Go through the data underneath and copy every line exactly.

[Records for this exercise — start]

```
__global__ __launch_bounds__(256) void carve_finish_kernel(const CarveArgs* __restrict__ pa) {
  const CarveArgs& p = *pa;
  const auto st = G(p.status);
  const auto ctl = G(p.stream_ctl);
  __shared__ uint32_t s_last;
  if (ctl[SC_FINISH]) {
    const uint32_t g_lo = st->g_lo, g_hi = st->g_hi;
    const uint32_t total = gridDim.x * 256u;
    const uint32_t id_g0 = p.id_g0, m0 = p.stage_m0, cap_g = p.stage_cap_g, cap_m = p.stage_cap_m;
    const bool stage = p.stage_cfg != nullptr;
    uint32_t solo = 0;
    for (uint32_t g = g_lo + blockIdx.x * 256u + threadIdx.x; g < g_hi; g += total) {
      const uint32_t off = G(p.g_off)[g], gn = G(p.g_n)[g];
      const uint32_t k = g - id_g0;
      for (uint32_t j = 0; j < gn; ++j) {
        const uint32_t w = G(p.order)[G(p.members)[off + j]];
        G(p.members)[off + j] = w;
        if (p.mode == CARVE_MODE_FORM) G(p.group_of)[w] = (int32_t)g;
        if (stage && off + j - m0 < cap_m) p.stage_mem[off + j - m0] = w;
      }
      if (p.g_id_out) {
        unsigned long long z = p.id_state + (unsigned long long)(k + 1u) * 0x9E3779B97F4A7C15ull;
        z = (z ^ (z >> 30)) * 0xBF58476D1CE4E5B9ull;
        z = (z ^ (z >> 27)) * 0x94D049BB133111EBull;
        p.g_id_out[g] = z ^ (z >> 31);
        p.g_task_out[g] = PM_NONE;
      }
      if (stage && k < cap_g) {
        p.stage_cfg[k] = G(p.g_cfg)[g];
        p.stage_n[k] = gn;
        p.stage_off[k] = off;
      }
      solo += gn == 1u ? 1u : 0u;
    }
    solo = wave_sum(solo);
    if ((threadIdx.x & 63u) == 0u && solo) atomicAdd(&p.status->n_solo, solo);
  }
  if (!p.h_status) return;
  __syncthreads();
  if (threadIdx.x == 0) {
    __threadfence();
    s_last = atomicAdd(&p.stream_ctl[SC_FINISH_TICKET], 1u);
  }
  __syncthreads();
  if (s_last != gridDim.x - 1u) return;
  const auto src = G((const uint32_t*)p.status);
  uint32_t* dst = (uint32_t*)p.h_status;
  for (uint32_t k = threadIdx.x; k < (uint32_t)(sizeof(CarveStatus) / 4u); k += 256u) dst[k] = ld_ag32((const stream_gu32*)(src + k));
}

hipError_t launch_carve_stream(const CarveArgs* d_args, uint32_t start_ci, uint32_t n_prop_wgs, hipStream_t s) {
  hipLaunchKernelGGL(carve_stream_kernel, dim3(1u + n_prop_wgs), dim3(CARVE_THREADS), PM_STREAM_LDS_BYTES, s, d_args, start_ci);
  hipLaunchKernelGGL(carve_finish_kernel, dim3(128), dim3(256), 0, s, d_args);
  return hipGetLastError();
}

#ifdef PM_ROW_BENCH
__global__ __launch_bounds__(CARVE_THREADS) void carve_row_bench_kernel(const CarveArgs* __restrict__ pa, uint32_t s, uint32_t ci, uint32_t reps,
                                                                        unsigned long long* __restrict__ out) {
  const CarveArgs& p = *pa;
  extern __shared__ __attribute__((aligned(16))) unsigned char s_raw[];
  const uint32_t lane = threadIdx.x & 63u, wave = threadIdx.x >> 6;
  if (wave != 0u) return;
  const auto st = G((const CarveStatus*)p.status);
  const uint32_t n = st->n_eligible;
  if (n == 0u || n > PM_CARVE_BIG_SLOTS || s >= n) return;
  const uint32_t SB = n > PM_CARVE_SLOTS ? PM_CARVE_SLOT_BITS_BIG : PM_CARVE_SLOT_BITS;
  const double TIE_BAND = n > PM_CARVE_SLOTS ? PM_TIE_BAND_BIG : PM_TIE_BAND;
// ... 42 lines not shown
```

Measured before the change: 1130 billion.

[Records for this exercise — finish]

*Solution*:
```
__global__ __launch_bounds__(256) void carve_finish_kernel(const CarveArgs* __restrict__ pa) {
  const CarveArgs& p = *pa;
  const auto st = G(p.status);
  const auto ctl = G(p.stream_ctl);
  __shared__ uint32_t s_last;
  if (ctl[SC_FINISH]) {
    const uint32_t g_lo = st->g_lo, g_hi = st->g_hi;
    const uint32_t total = gridDim.x * 256u;
    const uint32_t id_g0 = p.id_g0, m0 = p.stage_m0, cap_g = p.stage_cap_g, cap_m = p.stage_cap_m;
    const bool stage = p.stage_cfg != nullptr;
    uint32_t solo = 0;
    for (uint32_t g = g_lo + blockIdx.x * 256u + threadIdx.x; g < g_hi; g += total) {
      const uint32_t off = G(p.g_off)[g], gn = G(p.g_n)[g];
      const uint32_t k = g - id_g0;
      for (uint32_t j = 0; j < gn; ++j) {
        const uint32_t w = G(p.order)[G(p.members)[off + j]];
        G(p.members)[off + j] = w;
        if (p.mode == CARVE_MODE_FORM) G(p.group_of)[w] = (int32_t)g;
        if (stage && off + j - m0 < cap_m) p.stage_mem[off + j - m0] = w;
      }
      if (p.g_id_out) {
        unsigned long long z = p.id_state + (unsigned long long)(k + 1u) * 0x9E3779B97F4A7C15ull;
        z = (z ^ (z >> 30)) * 0xBF58476D1CE4E5B9ull;
        z = (z ^ (z >> 27)) * 0x94D049BB133111EBull;
        p.g_id_out[g] = z ^ (z >> 31);
        p.g_task_out[g] = PM_NONE;
      }
      if (stage && k < cap_g) {
        p.stage_cfg[k] = G(p.g_cfg)[g];
        p.stage_n[k] = gn;
        p.stage_off[k] = off;
      }
      solo += gn == 1u ? 1u : 0u;
    }
    solo = wave_sum(solo);
    if ((threadIdx.x & 63u) == 0u && solo) atomicAdd(&p.status->n_solo, solo);
  }
  if (!p.h_status) return;
  __syncthreads();
  if (threadIdx.x == 0) {
    __threadfence();
    s_last = atomicAdd(&p.stream_ctl[SC_FINISH_TICKET], 1u);
  }
  __syncthreads();
  if (s_last != gridDim.x - 1u) return;
  const auto src = G((const uint32_t*)p.status);
  uint32_t* dst = (uint32_t*)p.h_status;
  for (uint32_t k = threadIdx.x; k < (uint32_t)(sizeof(CarveStatus) / 4u); k += 256u) dst[k] = ld_ag32((const stream_gu32*)(src + k));
}

hipError_t launch_carve_stream(const CarveArgs* d_args, uint32_t start_ci, uint32_t n_prop_wgs, hipStream_t s) {
  hipLaunchKernelGGL(carve_stream_kernel, dim3(1u + n_prop_wgs), dim3(CARVE_THREADS), PM_STREAM_LDS_BYTES, s, d_args, start_ci);
  hipLaunchKernelGGL(carve_finish_kernel, dim3(128), dim3(256), 0, s, d_args);
  return hipGetLastError();
}

#ifdef PM_ROW_BENCH
__global__ __launch_bounds__(CARVE_THREADS) void carve_row_bench_kernel(const CarveArgs* __restrict__ pa, uint32_t s, uint32_t ci, uint32_t reps,
                                                                        unsigned long long* __restrict__ out) {
  const CarveArgs& p = *pa;
  extern __shared__ __attribute__((aligned(16))) unsigned char s_raw[];
  const uint32_t lane = threadIdx.x & 63u, wave = threadIdx.x >> 6;
  if (wave != 0u) return;
  const auto st = G((const CarveStatus*)p.status);
  const uint32_t n = st->n_eligible;
  if (n == 0u || n > PM_CARVE_BIG_SLOTS || s >= n) return;
  const uint32_t SB = n > PM_CARVE_SLOTS ? PM_CARVE_SLOT_BITS_BIG : PM_CARVE_SLOT_BITS;
  const double TIE_BAND = n > PM_CARVE_SLOTS ? PM_TIE_BAND_BIG : PM_TIE_BAND;
// ... 42 lines not shown
```

Measured before the change: 1130 billion.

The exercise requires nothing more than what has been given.